Biofluorescence

Biofluorescence has always intrigued scientists. The discovery of the green fluorescent protein in Cnidaria has enabled a myriad of molecular techniques upon which much research and modern medicine is now dependent. Fluorescence occurs as specialized molecules called chromophores absorb high energy wavelength light and become excited bumping electrons to higher energy orbits (Matz et al 2002). The chromophores then relax re-emitting the light with additional energy release such that it is released at a lower wavelength (Matz et al 2002).

Fluorescing chromophores are often only active when held within a specific protein residue structure, the most famous of which is Green Fluorescent Protein (GFP) mentioned above (Shimomura 2005). GFP was first discovered in Aequoria victoria in 1961 and since then has become a crucial marker for gene expression (Shimomura 2005). GFP-like proteins have been identified spanning many wavelengths, including red fluorescent proteins (Peterson et al 2003). E. quadricolor expresses both a GFP and a unique far-red shifted RFP eqFP611 which emits light maximally at 611 nm. (Peterson et al 2003). This is the highest natural emission maximum yet recorded (Peterson et al 2003). The discovery of eqFP611 is important for multicolour microscopy and it has superior applications in tissue and full body imaging (Piatkevich et al 2010).

The presence of fluorescent proteins in E. quadricolor at Heron Island was investigated in a small study using fluorescing microscopy. In, particularly, I aimed to broadly characterize the distribution of GFP and RFP across an individual's epithelial tissue. Images were taken of both live specimens on the island and sectioned tentacles back at the University of Queensland.

On the Island

A live specimen, relaxed using MgCl, were observed under an Olympus SZx16 fluorescing dissecting microscope, whilst at Heron Island Research Station. The anemone was found to fluoresce detectably under two channels; GFP and RFP2. The excitation and emission spectrums for each channel are recorded in Table 1.

  Table 1: Excitation and Emission wavelength spectrum (nm) for GFP and RFP2 filters of Olympus SZx16

Images revealed that fluorescence was not constant across the anemone. Under GFP, tentacle tips fluoresced most strongly with limited fluorescence also observed along the tentacle trunks and oral disk (Figure 1). Fluorescence under RFP2 was concentrated at the distal end of the tentacles except for the extreme tip with little or no fluorescence on the oral disk (Figure 1).

To investigate the distribution of GFP and RFP more closely a single tentacle was removed from this specimen and prepared for sectioning back at the university of Queensland. Whilst on Heron Island the anemone was relaxed with MgCl and the single tentacle was removed and fixed in 4% paraformaldehyde diluted in saltwater and left for 24 hours. The tentacle was then stepped into ethanol for preservation and transport to the University of Queensland.
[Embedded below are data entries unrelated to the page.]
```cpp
template <int S>
BLS_HD BLS_CALL bool fp12_cyc_exp_xabs_karabina_l(fp12& r, const fp12& a_in, const f12l<S> F) {
  static_assert(X_ABS == 0xd201000000010000ull, "the squaring counts below are |x|'s set bits");
  cyc_c st[6];
  cyc_c c;
  c.z2 = a_in.c1.c0;
  c.z3 = a_in.c0.c2;
  c.z4 = a_in.c0.c1;
  c.z5 = a_in.c1.c2;
  cyc_sqr_run(c, 16);
  st[0] = c;
  cyc_sqr_run(c, 32);
  st[1] = c;
  cyc_sqr_run(c, 9);
  st[2] = c;
  cyc_sqr_run(c, 3);
  st[3] = c;
  cyc_sqr_run(c, 2);
  st[4] = c;
  cyc_sqr_run(c, 1);
  st[5] = c;
  fp2 num[6], den[6], pre[6];
  int s;
#pragma unroll 1
  for (s = 0; s < 6; ++s) cyc_z1_parts(num[s], den[s], st[s]);
  pre[0] = den[0];
#pragma unroll 1
  for (s = 1; s < 6; ++s) fp2_mul(pre[s], pre[s - 1], den[s]);
  if (fp2_is_zero(pre[5])) return true;
  fp2 inv;
  fp2_inv(inv, pre[5]);
#pragma unroll 1
  for (s = 5; s >= 0; --s) {
    fp2 is, z1;
    if (s > 0) {
      fp2_mul(is, inv, pre[s - 1]);
      fp2_mul(inv, inv, den[s]);
    } else {
      is = inv;
    }
    fp2_mul(z1, num[s], is);
    fp12 d;
    cyc_decompress(d, st[s], z1);
    if (s == 5)
      F.st12(d);
    else
      fp12_mul_l(F, d);
  }
  F.ld12(r);
  return false;
}
template <int S>
BLS_HD BLS_INLINE void fp12_cyc_exp_xabs_l(fp12& r, const fp12& a_in, const f12l<S>& F) {
  if (fp12_cyc_exp_xabs_karabina_l(r, a_in, F)) fp12_cyc_exp_xabs_gs(r, a_in);
}

template <int S>
BLS_HD BLS_CALL void final_exponentiation_l(fp12& r, const fp12& f_in, const f12l<S> F) {
  fp12 m;
  {
    fp12 t, fi;
    fp12_conj(t, f_in);
    fp12_inv(fi, f_in);
    BLS_FE_MUL(m, t, fi);
    fp12_frobenius(t, m, 2);
    BLS_FE_MUL(m, t, m);
  }
  fp12 t1;
  {
    fp12 t0, u;
    fp12_cyc_exp_xabs_l(t0, m, F);
    BLS_FE_MUL(t0, t0, m);
    fp12_conj(t0, t0);
    fp12_cyc_exp_xabs_l(u, t0, F);
    BLS_FE_MUL(u, u, t0);
    fp12_conj(t0, u);
    fp12_cyc_exp_xabs_l(u, t0, F);
    fp12_conj(u, u);
    fp12_frobenius(t1, t0, 1);
    BLS_FE_MUL(t1, t1, u);
  }
  fp12 t2;
  {
    fp12 u;
    fp12_cyc_exp_xabs_l(u, t1, F);
    fp12_cyc_exp_xabs_l(u, u, F);
    fp12_frobenius(t2, t1, 2);
    BLS_FE_MUL(t2, t2, u);
    fp12_conj(u, t1);
    BLS_FE_MUL(t2, t2, u);
  }
  {
    fp12 u;
    fp12_cyclotomic_sqr(u, m);
    BLS_FE_MUL(u, u, m);
    BLS_FE_MUL(r, t2, u);
  }
}
#ifndef BLS_FE_LDS
#define BLS_FE_LDS 1
#endif
template <int S>
BLS_HD BLS_INLINE void final_exp_l(fp12& r, const fp12& f, const f12l<S>& F) {
#if BLS_FE_LDS
  final_exponentiation_l(r, f, F);
#else
  final_exponentiation(r, f);
#endif
}

template <int S>
BLS_HD BLS_CALL bool pairing_check_verify_l(const g1a& pk, const g2a& hm, const g2a& sig, const f12l<S> F) {
  g1a P1;
// ... 10 lines not shown
```

charon_amd/csrc/rlc.h:

```cpp
#pragma once
#include "keycache.h"
#include "rootcache.h"
#include "ops.h"

namespace bls {

#ifndef RLC_W
#define RLC_W 8
#endif
constexpr int RLC_PENDING = -1;

struct rlc_seed {
  uint32_t w[8];
};

BLS_HD BLS_INLINE void rlc_scalars(uint32_t& a, uint32_t& b, const rlc_seed& seed, uint64_t i) {
  uint32_t w[16];
  for (int k = 0; k < 8; ++k) w[k] = seed.w[k];
  w[8] = (uint32_t)(i >> 32);
  w[9] = (uint32_t)i;
  w[10] = 0x80000000u;
  for (int k = 11; k < 15; ++k) w[k] = 0;
  w[15] = 40 * 8;
  sha256_state s;
// ... 69 lines not shown
    jac_from_aff(pj, P);
    jac_add_aff(pq, pj, Q);
    jac_to_aff(PQ, pq);
  }
  jac<F> acc;
  jac_set_inf(acc);
  for (int bit = 31; bit >= 0; --bit) {
    jac<F> t;
    jac_dbl_body(t, acc);
    acc = t;
    const uint32_t d = ((a >> bit) & 1u) | (((b >> bit) & 1u) << 1);
    const aff<F> addend = d == 1 ? P : (d == 2 ? Q : PQ);
    if (d) {
      jac<F> x = acc, y;
      jac_add_aff_body(y, x, addend);
      acc = y;
    }
  }
  r = acc;
}

BLS_HD BLS_CALL int g1_decompress_keep_x(g1a& out, g1j& xP, const uint8_t* b) {
  const int st = g1_decompress(out, b, false);
  if (st != DEC_OK) return st;
  g1j p, q, q2, phi;
  jac_from_aff(p, out);
  jac_mul_u64(q, p, X_ABS);
  jac_mul_u64(q2, q, X_ABS);
  fp_mul(phi.x, p.x, FP_BETA);
  fp_neg(phi.y, p.y);
  phi.z = p.z;
  if (!jac_eq(q2, phi)) return DEC_BAD;
  jac_neg(xP, q);
  return DEC_OK;
}

template <bool WANT_X>
BLS_HD BLS_INLINE int g1_decode_kc_body(g1a& out, g1j& xP, const uint8_t* b, const keycache& kc) {
  uint32_t tag[12];
  kc_tag_from_wire(tag, b);
  int st;
  bool ins = false;
  const bool hit = kc_lookup(kc, tag, out.y.v, WANT_X ? &xP.x.v[0] : nullptr);
  if (hit) {
    uint8_t buf[48];
    for (int i = 0; i < 48; ++i) buf[i] = b[i];
    buf[0] &= 0x1f;
    fp_plain_from_be48(out.x, buf);
    fp_to_mont(out.x, out.x);
    st = DEC_OK;
  } else {
    st = g1_decompress_keep_x(out, xP, b);
    if (st == DEC_OK) ins = kc_insert(kc, tag, out.y.v, &xP.x.v[0]);
  }
  kc_count(kc, hit, ins);
  return st;
}
BLS_HD BLS_CALL int g1_decode_kc_x(g1a& out, g1j& xP, const uint8_t* b, const keycache& kc) {
  if (!kc.entries) return g1_decompress_keep_x(out, xP, b);
  return g1_decode_kc_body<true>(out, xP, b, kc);
}
BLS_HD BLS_CALL int g1_decode_kc_pk(g1a& out, const uint8_t* b, const keycache& kc) {
  if (!kc.entries) return g1_decompress(out, b, true);
  g1j xP;
  return g1_decode_kc_body<false>(out, xP, b, kc);
}

BLS_HD BLS_CALL int rlc_item_decoded(int dp, const g1a& pk, const g1j& xpk, const uint8_t* sig96, const rlc_seed& seed,
                                     uint64_t i, uint32_t* rpk36, uint32_t* rsig72) {
  g1j rp;
  g2j rs;
  jac_set_inf(rp);
  jac_set_inf(rs);
  int st = RLC_PENDING;
  if (dp == DEC_BAD) st = HIPBLS_ERR_PUBKEY;
  g2a sig;
  if (st == RLC_PENDING) {
    const int ds = g2_decompress(sig, sig96, true);
    if (ds == DEC_BAD)
      st = HIPBLS_ERR_SIGNATURE;
    else if (dp == DEC_INF || ds == DEC_INF)
      st = HIPBLS_ERR_VERIFY;
  }
  if (st == RLC_PENDING) {
    uint32_t a, b;
    rlc_scalars(a, b, seed, i);
    g1j pj;
    jac_from_aff(pj, pk);
    jac_mul2_u32(rp, pj, xpk, a, b);
    g2j sj, psj;
    jac_from_aff(sj, sig);
    g2_psi(psj, sj);
    g2a psa;
    psa.x = psj.x;
    psa.y = psj.y;
    jac_mul2_u32_aff(rs, sig, psa, a, b);
  }
  const uint32_t* p = &rp.x.v[0];
  for (int k = 0; k < 36; ++k) rpk36[k] = p[k];
  const uint32_t* s = &rs.x.c0.v[0];
  for (int k = 0; k < 72; ++k) rsig72[k] = s[k];
  return st;
}

BLS_HD BLS_CALL int rlc_item(const uint8_t* pk48, const uint8_t* sig96, const rlc_seed& seed, uint64_t i,
                             uint32_t* rpk36, uint32_t* rsig72) {
  g1a pk;
  g1j xpk;
  const int dp = g1_decompress_keep_x(pk, xpk, pk48);
  return rlc_item_decoded(dp, pk, xpk, sig96, seed, i, rpk36, rsig72);
}
BLS_HD BLS_CALL int rlc_item_kc(const uint8_t* pk48, const uint8_t* sig96, const rlc_seed& seed, uint64_t i,
                                uint32_t* rpk36, uint32_t* rsig72, const keycache& kc) {
  g1a pk;
  g1j xpk;
  const int dp = g1_decode_kc_x(pk, xpk, pk48, kc);
  return rlc_item_decoded(dp, pk, xpk, sig96, seed, i, rpk36, rsig72);
}

constexpr int PUBTAB_WORDS = 24 + 36;

BLS_HD BLS_INLINE int pubtab_load_lane(uint64_t k, const uint8_t* pks, uint64_t T, int32_t* code, uint32_t* tab) {
  g1a pk;
  g1j xpk;
  const int dp = g1_decompress_keep_x(pk, xpk, pks + 48 * k);
  if (dp != DEC_OK) {
    fp_set_zero(pk.x);
    fp_set_zero(pk.y);
    jac_set_inf(xpk);
  }
  soa_store<24>(tab, T, k, &pk.x.v[0]);
  soa_store<36>(tab + 24 * T, T, k, &xpk.x.v[0]);
  code[k] = dp;
  return dp == DEC_BAD ? HIPBLS_ERR_PUBKEY : HIPBLS_OK;
}

BLS_HD BLS_INLINE int pubtab_get(g1a& pk, g1j& xpk, uint64_t k, uint64_t T, const int32_t* code, const uint32_t* tab) {
  soa_load<24>(&pk.x.v[0], tab, T, k);
  soa_load<36>(&xpk.x.v[0], tab + 24 * T, T, k);
  return code[k];
}

BLS_HD BLS_INLINE int tv_key_lane(g1a& lpk, uint64_t k, uint64_t T, const int32_t* code, const uint32_t* tab,
                                  const int64_t* ids, int t) {
  if (k >= T) return HIPBLS_ERR_ARG;
  g1j xpk;
  const int dp = pubtab_get(lpk, xpk, k, T, code, tab);
  if (dp == DEC_BAD) return HIPBLS_ERR_PUBKEY;
  if (dp == DEC_INF) return HIPBLS_ERR_VERIFY;
  g1_scale_affine(lpk, tagg_group_L(ids, t));
  return RLC_PENDING;
}
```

At University of Queensland

At the university the tentacle was sectioned across a sagittal cross-section and mounted on slides. The slides were stained with DAPI (blue) and phalloidin. DAPI (blue) fluoresces blue at 461 nm and binds to A-T rich regions highlighting cell nuclei and Phalloidin fluorescing green at 600 nm, binding to actin filaments and therefore highlighting muscle fibers. Cover slips were attached using pro-line gold and slides were refrigerated before examination under a Nikon Inverted Eclipse Ti fluorescing compound scope.

The sectioned tentacles revealed similar patterns of fluorescence as live specimens. Figure 2A shows GFP fluorescing most strongly at the tentacle tip whilst RFP fluorescing at the distal end but back from the extreme tip. Reducing the exposure of the the green channel during post processing revealed that RFP is present at the tentacle tip, however perhaps at lower quantities such that maybe ordinarily masked by GFP (Figure 2B&C). The application of DAPI blue stain clearly reveals the hollow nature of the tentacle with the internal surface of tentacle tissue visible (Figures 2A,B and C). Staining with Phalloidin, which fluoresces, green reveals circular muscular filaments (Figure 2D). However, staining with this dye makes it difficult to discern the true expression of GFP given both fluoresce green. However, the distal tip is thought contain high concentration of GFP not stain as the level of fluorescence at the tip is well beyond that else where thought to represent muscle fibers (Figure 2A).